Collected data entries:
BEGIN
def main():
    ap = argparse.ArgumentParser()
    ap.add_argument("--lib", default=os.path.join(ROOT, "vsearch_amd", "libvsx.so"))
    ap.add_argument("--kernel", default="16,false,true,true,1,false,true", help="template arguments of vsx_forward_kernel")
    ap.add_argument("--rows", type=int, default=None, help="R (default: the first template argument)")
    ap.add_argument("--loop", type=int, default=None, help="loop index to budget (default: most v_pk_maximum3_f16)")
    ap.add_argument("--ops", action="store_true", help="print the opcode histogram of the loop too")
    a = ap.parse_args()
    R = a.rows or int(a.kernel.split(",")[0])
    sym = mangled(a.kernel)
    tmp = tempfile.mkdtemp(prefix="vsx_budget_")
    try:
        co, syms = extract(a.lib, sym, tmp)
        md = meta(syms, sym)
        ins = disasm(co, sym, md["start"])
    finally:
        shutil.rmtree(tmp, ignore_errors=True)
    print("vsx_forward_kernel<%s>  (%s)" % (a.kernel, os.path.relpath(a.lib, ROOT) if a.lib.startswith(ROOT) else a.lib))
    print("  code %d B, %d instructions, %d VALU;  VGPR %s  SGPR %s  scratch %s B" % (
        md["size"], len(ins), sum(is_valu(op) for _, op, _, _ in ins), md["num_vgpr"], md["numbered_sgpr"], md["private_seg_size"]))
    idx = {addr: k for k, (addr, _, _, _) in enumerate(ins)}
    heads = collections.OrderedDict()
    for k, (addr, op, _, tgt) in enumerate(ins):
        if op.startswith("s_branch") or op.startswith("s_cbranch"):
            if tgt is not None and tgt <= addr and tgt in idx:
                h = idx[tgt]
                heads.setdefault(h, []).append(k)
    loops = []
    for h, bs in heads.items():
        first_back, last = min(bs), max(bs)
        main_path = set(range(h, first_back + 1))
        for k in range(h, first_back + 1):
            addr, op, _, tgt = ins[k]
            if op.startswith("s_cbranch") and tgt is not None and tgt > addr and tgt in idx and idx[tgt] <= first_back + 1:
                for j in range(k + 1, idx[tgt]):
                    main_path.discard(j)
        cond = [j for j in range(h, last + 1) if j not in main_path]
        mp = sorted(main_path)
        loops.append(dict(head=h, end=last, main=mp, cond=cond,
                          max3=sum(1 for j in mp if ins[j][1] == "v_pk_maximum3_f16"),
                          valu_main=sum(1 for j in mp if is_valu(ins[j][1])), valu_cond=sum(1 for j in cond if is_valu(ins[j][1]))))
    print("  loops (offset range: VALU on the always-taken path + in branch-guarded regions, v_pk_maximum3_f16):")
    for n, L in enumerate(loops):
        print("    [%d] +0x%04x..+0x%04x: %4d + %4d VALU, %3d max3" % (n, ins[L["head"]][0], ins[L["end"]][0], L["valu_main"], L["valu_cond"], L["max3"]))
    if not loops:
        return
    n = a.loop if a.loop is not None else max(range(len(loops)), key=lambda i: (loops[i]["max3"], -i))
    L = loops[n]
    S = max(1, round(L["max3"] / R))
    body = [(ins[j][1], ins[j][2]) for j in L["main"]]
    cond = [(ins[j][1], ins[j][2]) for j in L["cond"]]
    cm, _ = budget(body, R, S)
    per_step = L["valu_main"] / S + L["valu_cond"] / 16.0
    print("  loop [%d]: %d steps per iteration (R = %d)" % (n, S, R))
    print("    VALU per two steps, always-taken path: %.1f" % (2.0 * L["valu_main"] / S))
    print("    VALU in branch-guarded regions (once per 16 steps): %d" % L["valu_cond"])
    print("    VALU per 16-step block: %.0f   per step: %.2f   (row body %d per step = %.1f %%)" % (
        16 * per_step, per_step, 6 * R, 100.0 * 6 * R / per_step))
    print("    per step, by category (always-taken path / S, + branch-guarded / 16):")
    order = ["row body", "DPP hand-overs (feed, H, F)", "profile row addresses", "feed-slot addresses", "last row's own e / hf subtractions",
             "leave-column tracking", "checkpoint pack", "checkpoint addresses", "register copies", "other"]
    for k in order:
        v = cm.get(k, 0) / S
        if v:
            print("      %-38s %6.2f" % (k, v))
    if L["valu_cond"]:
        print("      %-38s %6.2f  (%d VALU / 16)" % ("16-step block boundary (guarded)", L["valu_cond"] / 16.0, L["valu_cond"]))
    if a.ops:
        for name, lst in (("always-taken path", body), ("branch-guarded", cond)):
            h = collections.Counter(op for op, _ in lst if is_valu(op))
            print("    %s opcodes: %s" % (name, ", ".join("%s %d" % kv for kv in h.most_common())))
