int pc_tmap(CUtensorMap* m, const void* ptr, uint64_t cols, uint64_t rows, uint64_t ld, uint32_t box_rows) {
// ... 5 lines not shown
        q != cudaDriverEntryPointSuccess)
      return NFK_ERR_DRIVER;
    fn = reinterpret_cast<EncodeTiledFn3>(p);
  }
  if ((reinterpret_cast<uintptr_t>(ptr) & 15) || (ld * 2) % 16) return NFK_ERR_ALIGN;
  cuuint64_t dims[2] = {cols, rows};
  cuuint64_t strides[1] = {ld * 2};
  cuuint32_t box[2] = {64, box_rows};
  cuuint32_t estr[2] = {1, 1};
  CUresult r = fn(m, CU_TENSOR_MAP_DATA_TYPE_BFLOAT16, 2, const_cast<void*>(ptr), dims, strides, box, estr,
                  CU_TENSOR_MAP_INTERLEAVE_NONE, CU_TENSOR_MAP_SWIZZLE_128B, CU_TENSOR_MAP_L2_PROMOTION_L2_256B,
                  CU_TENSOR_MAP_FLOAT_OOB_FILL_NONE);
  return r == CUDA_SUCCESS ? NFK_OK : NFK_ERR_DRIVER;
}

template <int C>
static int pc_launch(const void* h2, const void* B3, int K3p, const PcArgs& g, int hid, cudaStream_t st) {
  using Cfg = PcCfg<C>;
  CUtensorMap tmW, tmH;
  int rc;
  if ((rc = pc_tmap(&tmW, B3, hid, K3p, hid, 128))) return rc;
  if ((rc = pc_tmap(&tmH, h2, hid, static_cast<uint64_t>(g.M), hid, Cfg::NPIX))) return rc;
  if ((rc = ensure_dyn_smem(reinterpret_cast<const void*>(pconv_coupling_kernel<C>), PcSmem<C>::total))) return rc;
  int dev = 0, sms = 148;
  cudaGetDevice(&dev);
  cudaDeviceGetAttribute(&sms, cudaDevAttrMultiProcessorCount, dev);
  const int tiles = g.banded ? g.B * g.nb : static_cast<int>((g.M + Cfg::NPIX - 1) / Cfg::NPIX);
  const cudaError_t le = launch_pdl(pconv_coupling_kernel<C>, dim3(tiles < sms ? tiles : sms), dim3(PC_THREADS),
                                    PcSmem<C>::total, st, tmW, tmH, g);
  return (le == cudaSuccess && cudaGetLastError() == cudaSuccess) ? NFK_OK : NFK_ERR_LAUNCH;
}

int pconv_px_launch(const void* h2, const void* B3, int K3p, const float* bias3, float* y, float* hsave, float* ld,
                    int B, int C, int hid, int reverse, cudaStream_t st);
static bool pconv_use_px() {
  static const bool v = [] { const char* e = getenv("NFK_PCONV_PX"); return !(e && e[0] == '0'); }();
  return v;
}

}

using namespace nfk;

extern "C" int nfk_pconv_coupling_supported(int C, int H, int W, int hid) {
  if (hid <= 0 || hid % 64) return 0;
  const int HW = H * W;
  if (HW < 4 || (HW & (HW - 1)) || (W & (W - 1))) return 0;
  if (C == 12) {
    if (HW <= PcCfg<12>::NPIX / 2) return 1;
    if (HW == PcCfg<12>::NPIX && W + 1 <= PcCfg<12>::WIN - PcCfg<12>::NPIX / 2) return 1;
    return W * 8 == PcCfg<12>::NPIX && 3 * W + W + 1 <= PcCfg<12>::WIN + 1;
  }
  if (C == 24) return HW <= PcCfg<24>::NPIX / 2 && HW >= 4;
  if (C == 48) return HW <= PcCfg<48>::NPIX / 2 && HW >= 4;
  if (C == 96) return H == 4 && W == 4 && pconv_use_px();
  return 0;
}
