+__device__ __forceinline__ int red_off(int row, int q) { return row * 256 + ((q ^ (row & 15)) << 4); }
+
+template <int RT>
+__device__ __forceinline__ void split_tap_partials(char* my_ring, int lane, const f32x4 (&acc)[4][RT]) {
+  const int fr = lane & 15, fq = lane >> 4;
+#pragma unroll
+  for (int i = 0; i < 4; ++i)
+#pragma unroll
+    for (int j = 0; j < RT; ++j) *(f32x4*)(my_ring + red_off(j * 16 + fr, i * 4 + fq)) = acc[i][j];
+}
+__device__ __forceinline__ f32x4 split_tap_sum(const char* ring_base, int row, int q) {
+  const char* rp = ring_base + red_off(row, q);
+  return (*(const f32x4*)rp + *(const f32x4*)(rp + 32768)) + (*(const f32x4*)(rp + 2 * 32768) + *(const f32x4*)(rp + 3 * 32768));
+}
+
+__global__ __launch_bounds__(256) void embed_convpos_kernel(EmbedConvArgs a) {
+  constexpr int BT = 64, HALO = 15;
+  constexpr int T0_BYTES = 128 * 128, R0_BYTES = 64 * 256;
+  extern __shared__ __attribute__((aligned(16))) char smem[];
+  char* T0 = smem;
+  char* R0 = smem + T0_BYTES;
+  char* ring_base = smem + T0_BYTES + R0_BYTES;
+
+  const int tid = threadIdx.x, lane = tid & 63;
+  const int wave = __builtin_amdgcn_readfirstlane(tid >> 6);
+  const int g = blockIdx.x, tt = blockIdx.y, seq = blockIdx.z;
+  const int c0 = g * 64;
+  const int t0 = tt * BT;
+  const int fr = lane & 15, fq = lane >> 4;
+  const int oc = fr * 4;
+
+  f32x4 xf[2][4][2], add[4][2];
+  bool valid[2];
+#pragma unroll
+  for (int j = 0; j < 2; ++j) {
+    const int t = t0 - 2 * HALO + wave * 32 + j * 16 + fr;
+    valid[j] = t >= 0 && t < a.N;
+    const size_t m = (size_t)seq * a.N + (t < 0 ? 0 : (t < a.N ? t : a.N - 1));
+    const float* ap = a.y + (m % (size_t)a.y_rows) * a.ldy;
+#pragma unroll
+    for (int kt = 0; kt < 2; ++kt)
+#pragma unroll
+      for (int s = 0; s < 4; ++s) {
+        const int k0 = kt * 64 + s * 16 + fq * 4;
+        xf[kt][s][j] = k0 < a.K ? *(const f32x4*)(ap + k0) : f32x4{0.f, 0.f, 0.f, 0.f};
+      }
+    const float* cp = a.addc + m * a.ld_add + c0 + fq * 4;
+#pragma unroll
+    for (int i = 0; i < 4; ++i) add[i][j] = *(const f32x4*)(cp + i * 16);
+  }
+  f32x4 bias1 = *(const f32x4*)(a.b1 + c0 + oc);
+  f32x4 bias2 = *(const f32x4*)(a.b2 + c0 + oc);
+  asm volatile("" ::: "memory");
+  __builtin_amdgcn_sched_barrier(0);
+#pragma unroll
+  for (int q = 0; q < 8; ++q) {
+    const int i = lane + 64 * q;
+    const int row = wave * 16 + (i >> 5), c = (i & 31) ^ (row & 15);
+    const void* src = &conv_zero16;
+    if (c * 4 < a.K) src = a.wx + (size_t)(c0 + row) * a.ldw + c * 4;
+    glds16c(src, ring_base + wave * (4 * 8192) + 3 * 8192 + q * 1024);
+  }
+  asm volatile("s_waitcnt vmcnt(0)" ::: "memory");
+#pragma unroll
+  for (int j = 0; j < 2; ++j) {
+#pragma unroll
+    for (int i = 0; i < 4; ++i) asm volatile("" : "+v"(add[i][j]));
+#pragma unroll
+    for (int kt = 0; kt < 2; ++kt)
+#pragma unroll
+      for (int s = 0; s < 4; ++s) asm volatile("" : "+v"(xf[kt][s][j]));
+  }
+  asm volatile("" : "+v"(bias1));
+  asm volatile("" : "+v"(bias2));
+  __builtin_amdgcn_s_barrier();
+  TapRing rg;
+  rg.init(a.w1 + (size_t)g * 31 * 4096, ring_base, wave, lane);
+#pragma unroll
+  for (int u = 0; u < 3; ++u) rg.stage(u, u);
+  asm volatile("" ::: "memory");
+  __builtin_amdgcn_sched_barrier(0);
+
+  {
+    f32x4 acc[4][2];
+#pragma unroll
+    for (int i = 0; i < 4; ++i)
+#pragma unroll
+      for (int j = 0; j < 2; ++j) acc[i][j] = f32x4{0.f, 0.f, 0.f, 0.f};
+#pragma unroll
+    for (int kt = 0; kt < 2; ++kt) {
+      if (kt * 64 < a.K) {
+#pragma unroll
+        for (int s = 0; s < 4; ++s) {
+          if (kt * 64 + s * 16 >= a.K) break;
+          f32x4 wf[4];
+#pragma unroll
+          for (int i = 0; i < 4; ++i) {
+            const int row = i * 16 + fr, c = (kt * 16 + s * 4 + fq) ^ (row & 15);
+            wf[i] = *(const f32x4*)(ring_base + (row >> 4) * (4 * 8192) + 3 * 8192 + (row & 15) * 512 + (c << 4));
+          }
+#pragma unroll
+          for (int r = 0; r < 4; ++r)
+#pragma unroll
+            for (int i = 0; i < 4; ++i)
+#pragma unroll
+              for (int j = 0; j < 2; ++j)
+                acc[i][j] = __builtin_amdgcn_mfma_f32_16x16x4f32(wf[i][r], xf[kt][s][j][r], acc[i][j], 0, 0, 0);
+        }
+      }
+    }
+#pragma unroll
+    for (int j = 0; j < 2; ++j) {
+      const int row = wave * 32 + j * 16 + fr;
+      const int cr = row - 2 * HALO;
+#pragma unroll
+      for (int i = 0; i < 4; ++i) {
+        const f32x4 v = acc[i][j] + add[i][j];
+        bf16x4 b = f2bf4(v[0], v[1], v[2], v[3]);
+        if (!valid[j]) b = f2bf4(0.f, 0.f, 0.f, 0.f);
+        const int c = i * 2 + (fq >> 1);
+        *(bf16x4*)(T0 + row * 128 + ((c ^ ((row >> 1) & 7)) << 4) + (fq & 1) * 8) = b;
+        if (cr >= 0 && cr < BT) *(f32x4*)(R0 + cr * 256 + (((i * 4 + fq) ^ (cr & 15)) << 4)) = v;
+      }
+    }
+  }
+
+  {
+    f32x4 acc[4][6];
+    split_tap_loop<6, 0>(T0, rg, lane, acc);
+    asm volatile("s_waitcnt vmcnt(0) lgkmcnt(0)" ::: "memory");
+    rg.init(a.w2 + (size_t)g * 31 * 4096, ring_base, wave, lane);
+    rg.stage(3, 0);
+    split_tap_partials<6>(rg.ring, lane, acc);
+  }
+  asm volatile("s_waitcnt lgkmcnt(0)" ::: "memory");
+  __builtin_amdgcn_s_barrier();
+#pragma unroll
+  for (int p = 0; p < 6; ++p) {
+    const int row = wave * 24 + p * 4 + fq;
+    const int t = t0 - HALO + row;
+    f32x4 v = split_tap_sum(ring_base, row, fr);
+    v += bias1;
+    v[0] = mish_f(v[0]); v[1] = mish_f(v[1]); v[2] = mish_f(v[2]); v[3] = mish_f(v[3]);
+    bf16x4 b = f2bf4(v[0], v[1], v[2], v[3]);
+    if (t < 0 || t >= a.N) b = f2bf4(0.f, 0.f, 0.f, 0.f);
+    const int c = fr >> 1;
+    *(bf16x4*)(T0 + row * 128 + ((c ^ ((row >> 1) & 7)) << 4) + (fr & 1) * 8) = b;
+  }
+  asm volatile("s_waitcnt lgkmcnt(0)" ::: "memory");
+  __builtin_amdgcn_s_barrier();
+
END
### Try it
Wherever the string "estr" appears in a line of the records, copy that line.

### Exercise solution
  cuuint32_t estr[2] = {1, 1};
  CUresult r = fn(m, CU_TENSOR_MAP_DATA_TYPE_BFLOAT16, 2, const_cast<void*>(ptr), dims, strides, box, estr,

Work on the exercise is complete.